▶ [Prompt]: Collect all lines from the records below that include the word "cudaMemcpyDeviceToHost".

▶ [Data under study]:
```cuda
rfx_status rfx_env_clear(rfx_ctx* ctx) {
  if (!ctx) return RFX_ERR_INVALID_ARG;
  cudaSetDevice(ctx->device);
  cudaStreamSynchronize(ctx->stream);
  free_env(ctx);
  return RFX_OK;
}
rfx_status rfx_env_set(rfx_ctx* ctx, const rfx_env_desc* e) {
  if (!ctx || !e || !e->map_rgba16f || e->width == 0 || e->height == 0) return fail(ctx, RFX_ERR_INVALID_ARG, "env_set: bad arguments");
  CU(cudaSetDevice(ctx->device));
  CU(cudaStreamSynchronize(ctx->stream));
  free_env(ctx);
  int w = (int)e->width, h = (int)e->height, l = 0;
  EnvD d{};
  for (;;) {
    if (l >= 16) return fail(ctx, RFX_ERR_UNSUPPORTED, "env map too large");
    size_t pitch = ((size_t)w * 8 + 255) & ~(size_t)255;
    void* p = nullptr;
    CU(cudaMalloc(&p, pitch * h));
    ctx->env_allocs.push_back(p);
    d.mip[l] = PV{(const unsigned char*)p, w, h, (long long)pitch};
    if (l == 0) {
      CU(cudaMemcpy2DAsync(p, pitch, e->map_rgba16f, (size_t)w * 8, (size_t)w * 8, h, cudaMemcpyHostToDevice, ctx->stream));
    } else {
      cudaError_t ce = launch_env_downsample(d.mip[l - 1], OutV{(unsigned char*)p, (long long)pitch}, w, h, ctx->stream);
      if (ce != cudaSuccess) return fail(ctx, RFX_ERR_CUDA, "env downsample: %s", cudaGetErrorString(ce));
      ctx->launches++;
    }
    l++;
    if (w == 1 && h == 1) break;
    w = w > 1 ? w >> 1 : 1;
    h = h > 1 ? h >> 1 : 1;
  }
  d.levels = l;
  d.size_x = (float)e->width;
  d.size_y = (float)e->height;
  d.total_sum_whole = e->total_sum_whole;
  d.total_sum_decimal = e->total_sum_decimal;
  ctx->env_total = (double)e->total_sum_whole + (double)e->total_sum_decimal;
  if (e->marginal && e->conditional) {
    float *m = nullptr, *c = nullptr;
    CU(cudaMalloc(&m, (size_t)e->height * 4));
    ctx->env_allocs.push_back(m);
    CU(cudaMalloc(&c, (size_t)e->width * e->height * 4));
    ctx->env_allocs.push_back(c);
    CU(cudaMemcpyAsync(m, e->marginal, (size_t)e->height * 4, cudaMemcpyHostToDevice, ctx->stream));
    CU(cudaMemcpyAsync(c, e->conditional, (size_t)e->width * e->height * 4, cudaMemcpyHostToDevice, ctx->stream));
    d.marginal = PV{(const unsigned char*)m, (int)e->height, 1, (long long)e->height * 4};
    d.conditional = PV{(const unsigned char*)c, (int)e->width, (int)e->height, (long long)e->width * 4};
  }
  CU(cudaStreamSynchronize(ctx->stream));
  ctx->env = d;
  ctx->env_set = true;
  return RFX_OK;
}

rfx_status rfx_env_build(rfx_ctx* ctx, const void* map_rgba16f, uint32_t width, uint32_t height, int32_t flip_y) {
  if (!ctx || !map_rgba16f || width == 0 || height == 0) return fail(ctx, RFX_ERR_INVALID_ARG, "env_build: bad arguments");
  rfx_env_desc e{};
  e.map_rgba16f = map_rgba16f; e.width = width; e.height = height;
  rfx_status st = rfx_env_set(ctx, &e);
  if (st != RFX_OK) return st;
  const size_t n = (size_t)width * height;
  float *cdf_c = nullptr, *cdf_m = nullptr, *marg = nullptr, *cond = nullptr;
  double *row_sum = nullptr, *total = nullptr;
  CU(cudaMalloc(&cdf_c, n * 4)); CU(cudaMalloc(&cdf_m, (size_t)height * 4)); CU(cudaMalloc(&row_sum, (size_t)height * 8)); CU(cudaMalloc(&total, 8));
  CU(cudaMalloc(&marg, (size_t)height * 4)); ctx->env_allocs.push_back(marg);
  CU(cudaMalloc(&cond, n * 4)); ctx->env_allocs.push_back(cond);
  cudaError_t ce = launch_env_cdf(ctx->env.mip[0], flip_y ? 1 : 0, cdf_c, cdf_m, row_sum, total, marg, cond, ctx->stream);
  ctx->launches += 3;
  double t = 0.0;
  if (ce == cudaSuccess) ce = cudaMemcpyAsync(&t, total, 8, cudaMemcpyDeviceToHost, ctx->stream);
  if (ce == cudaSuccess) ce = cudaStreamSynchronize(ctx->stream);
  cudaFree(cdf_c); cudaFree(cdf_m); cudaFree(row_sum); cudaFree(total);
  if (ce != cudaSuccess) return fail(ctx, RFX_ERR_CUDA, "env_build: %s", cudaGetErrorString(ce));
  ctx->env.marginal = PV{(const unsigned char*)marg, (int)height, 1, (long long)height * 4};
  ctx->env.conditional = PV{(const unsigned char*)cond, (int)width, (int)height, (long long)width * 4};
  const double whole = (double)(int32_t)t;
  ctx->env.total_sum_whole = (float)whole;
  ctx->env.total_sum_decimal = (float)(t - whole);
  ctx->env_total = t;
  return RFX_OK;
}
rfx_status rfx_env_tables_download(rfx_ctx* ctx, float* marginal, float* conditional, double* total_sum) {
  if (!ctx) return RFX_ERR_INVALID_ARG;
  if (!ctx->env_set || !ctx->env.marginal.p) return fail(ctx, RFX_ERR_NOT_READY, "env_tables_download: no importance-sampling tables");
  CU(cudaStreamSynchronize(ctx->stream));
  if (marginal) CU(cudaMemcpy(marginal, ctx->env.marginal.p, (size_t)ctx->env.marginal.w * 4, cudaMemcpyDeviceToHost));
  if (conditional) CU(cudaMemcpy(conditional, ctx->env.conditional.p, (size_t)ctx->env.conditional.w * ctx->env.conditional.h * 4, cudaMemcpyDeviceToHost));
  if (total_sum) *total_sum = ctx->env_total;
  return RFX_OK;
}

}

static bool plane_ok(const rfx_plane* p, int fmt) {
  return p && p->ptr && p->format == fmt && p->pitch * (uint64_t)p->height < (1ull << 32) && (p->pitch % rfx_format_bytes(fmt)) == 0;
}
static bool pv(const rfx_plane* p, int fmt, PV& out) {
  if (!plane_ok(p, fmt)) return false;
  out = PV{(const unsigned char*)p->ptr, (int)p->width, (int)p->height, (long long)p->pitch};
  return true;
}
static bool ov(const rfx_plane* p, int fmt, OutV& out) {
  if (!plane_ok(p, fmt)) return false;
  out = OutV{(unsigned char*)p->ptr, (long long)p->pitch};
  return true;
}
static void cam_to_dev(const rfx_camera& c, CamD& d) {
  memcpy(d.projection.m, c.projection, 64);
  memcpy(d.projection_inverse.m, c.projection_inverse, 64);
  memcpy(d.camera_matrix_world.m, c.camera_matrix_world, 64);
  memcpy(d.view_matrix.m, c.view_matrix, 64);
  d.near_plane = c.near_plane;
  d.far_plane = c.far_plane;
  d.perspective = c.perspective;
}
static void pcg4d(uint32_t v[4]) {
  for (int i = 0; i < 4; i++) v[i] = v[i] * 1664525u + 1013904223u;
  v[0] += v[1] * v[3]; v[1] += v[2] * v[0]; v[2] += v[0] * v[1]; v[3] += v[1] * v[2];
  for (int i = 0; i < 4; i++) v[i] ^= v[i] >> 16;
  v[0] += v[1] * v[3]; v[1] += v[2] * v[0]; v[2] += v[0] * v[1]; v[3] += v[1] * v[2];
}
static rfx_status blue_for(rfx_ctx* ctx, int index, BlueD& b) {
  if (!ctx->blue) return fail(ctx, RFX_ERR_NOT_READY, "blue noise texture not set (rfx_blue_noise_set)");
  uint32_t ui = (uint32_t)index;
  uint32_t s1[4] = {ui, ui * 15843u, ui * 31u + 4566u, ui * 2345u + 58585u};
  pcg4d(s1);
  b.tex = ctx->blue;
  b.size = ctx->blue_size;
  b.shift.sx = (int)((s1[0] % 0x0fffffffu) % (uint32_t)ctx->blue_size);
  b.shift.sy = (int)((s1[1] % 0x0fffffffu) % (uint32_t)ctx->blue_size);
// ... 1025 lines not shown
```

Measured before the change: 1879.

## March diffuse and specular rays together in one interleaved loop

Replaces the two sequential per-ray march and shade calls with a joint two-ray march that issues depth taps for both rays per step, plus a two-ray shading pass that batches velocity and accumulation loads. The aim is more independent memory requests in flight per thread, hiding gather latency. The default march batch drops from 4 to 2 to offset the doubled per-iteration register use. Risks are higher register pressure and lower occupancy, and extra divergence when one ray finishes early.

Result: faster. 1937, median of 6 (+3.1%).

```diff
diff --git a/realism_effects_b200/csrc/k_ssgi.cu b/realism_effects_b200/csrc/k_ssgi.cu
--- a/realism_effects_b200/csrc/k_ssgi.cu
+++ b/realism_effects_b200/csrc/k_ssgi.cu
@@ -536,51 +536,8 @@
   const f2 xy = f2fma(mkf2(d.x, d.y), mkf2(s), mkf2(p.x, p.y));
   return mk3(f2lo(xy), f2hi(xy), fma_(d.z, s, p.z));
 }
-template <bool SPARSE, int BATCH>
-RFX_D v2 march_fast(const SsgiArgs& a, v3& dir, v3& hitPos, int noiseB, bool& hit) {
-  dir = dir * (a.ray_distance / (float)a.steps);
-  hit = false;
-  const float* cs_row = a.step_table + noiseB;
-  v3 p = hitPos;
-  for (int i = 1; i < a.steps && !hit; i += BATCH, cs_row += 256 * BATCH) {
-    v3 q[BATCH];
-    float z[BATCH];
-    v3 t = p;
-#pragma unroll
-    for (int k = 0; k < BATCH; k++) {
-      t = fma3(dir, __ldg(cs_row + 256 * k), t);
-      q[k] = t;
-      z[k] = tap_viewz<SPARSE>(a, t);
-    }
-#pragma unroll
-    for (int k = 0; k < BATCH; k++) {
-      if (!hit && i + k < a.steps) {
-        p = q[k];
-        const float d = z[k] - q[k].z;
-        hit = d >= 0.0f && d < a.thickness;
-      }
-    }
-  }
-  if (!hit) {
-    hitPos = mk3(10.0e9f);
-    return view_to_screen<SPARSE, true>(a, p);
-  }
-  if (a.refine_steps > 0) {
-    dir = dir * 0.5f;
-    p = p - dir;
-    for (int r = 0; r < a.refine_steps; r++) {
-      const float diff = tap_viewz<SPARSE>(a, p) - p.z;
-      dir = dir * 0.5f;
-      p = diff >= 0.0f ? p - dir : p + dir;
-    }
-  }
-  hitPos = p;
-  return view_to_screen<SPARSE, true>(a, p);
-}
-
-template <bool SPARSE, bool PEER, int BATCH>
-RFX_D v3 sample_fast(const SsgiArgs& a, v3 viewPos, v3 viewNormal, float roughnessSq, float metalness, float desat, bool isDiffuseSample, bool isEnvSample, float NoV,
-                     float NoL, float NoH, float LoH, int noiseB, v3 l, v3& hitPos, float& brdf, float& pdf) {
+RFX_D void sample_weights_fast(v3 viewNormal, float roughnessSq, float metalness, bool isDiffuseSample, float NoV, float NoL, float NoH, float LoH, v3 l,
+                               float& brdf, float& pdf) {
   const float cosTheta = fmaxf(0.0f, dot(viewNormal, l));
   if (isDiffuseSample) {
     brdf = evalDisneyDiffuse<true>(NoL, NoV, LoH, roughnessSq, metalness);
@@ -591,37 +548,132 @@
   }
   brdf *= cosTheta;
   pdf = fmaxf(SSGI_EPSILON, pdf);
-  hitPos = viewPos;
-  bool hit;
-  const v2 coords = march_fast<SPARSE, BATCH>(a, l, hitPos, noiseB, hit);
+}
+
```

▶ [Answer to the problem]:
  if (ce == cudaSuccess) ce = cudaMemcpyAsync(&t, total, 8, cudaMemcpyDeviceToHost, ctx->stream);
  if (marginal) CU(cudaMemcpy(marginal, ctx->env.marginal.p, (size_t)ctx->env.marginal.w * 4, cudaMemcpyDeviceToHost));
  if (conditional) CU(cudaMemcpy(conditional, ctx->env.conditional.p, (size_t)ctx->env.conditional.w * ctx->env.conditional.h * 4, cudaMemcpyDeviceToHost));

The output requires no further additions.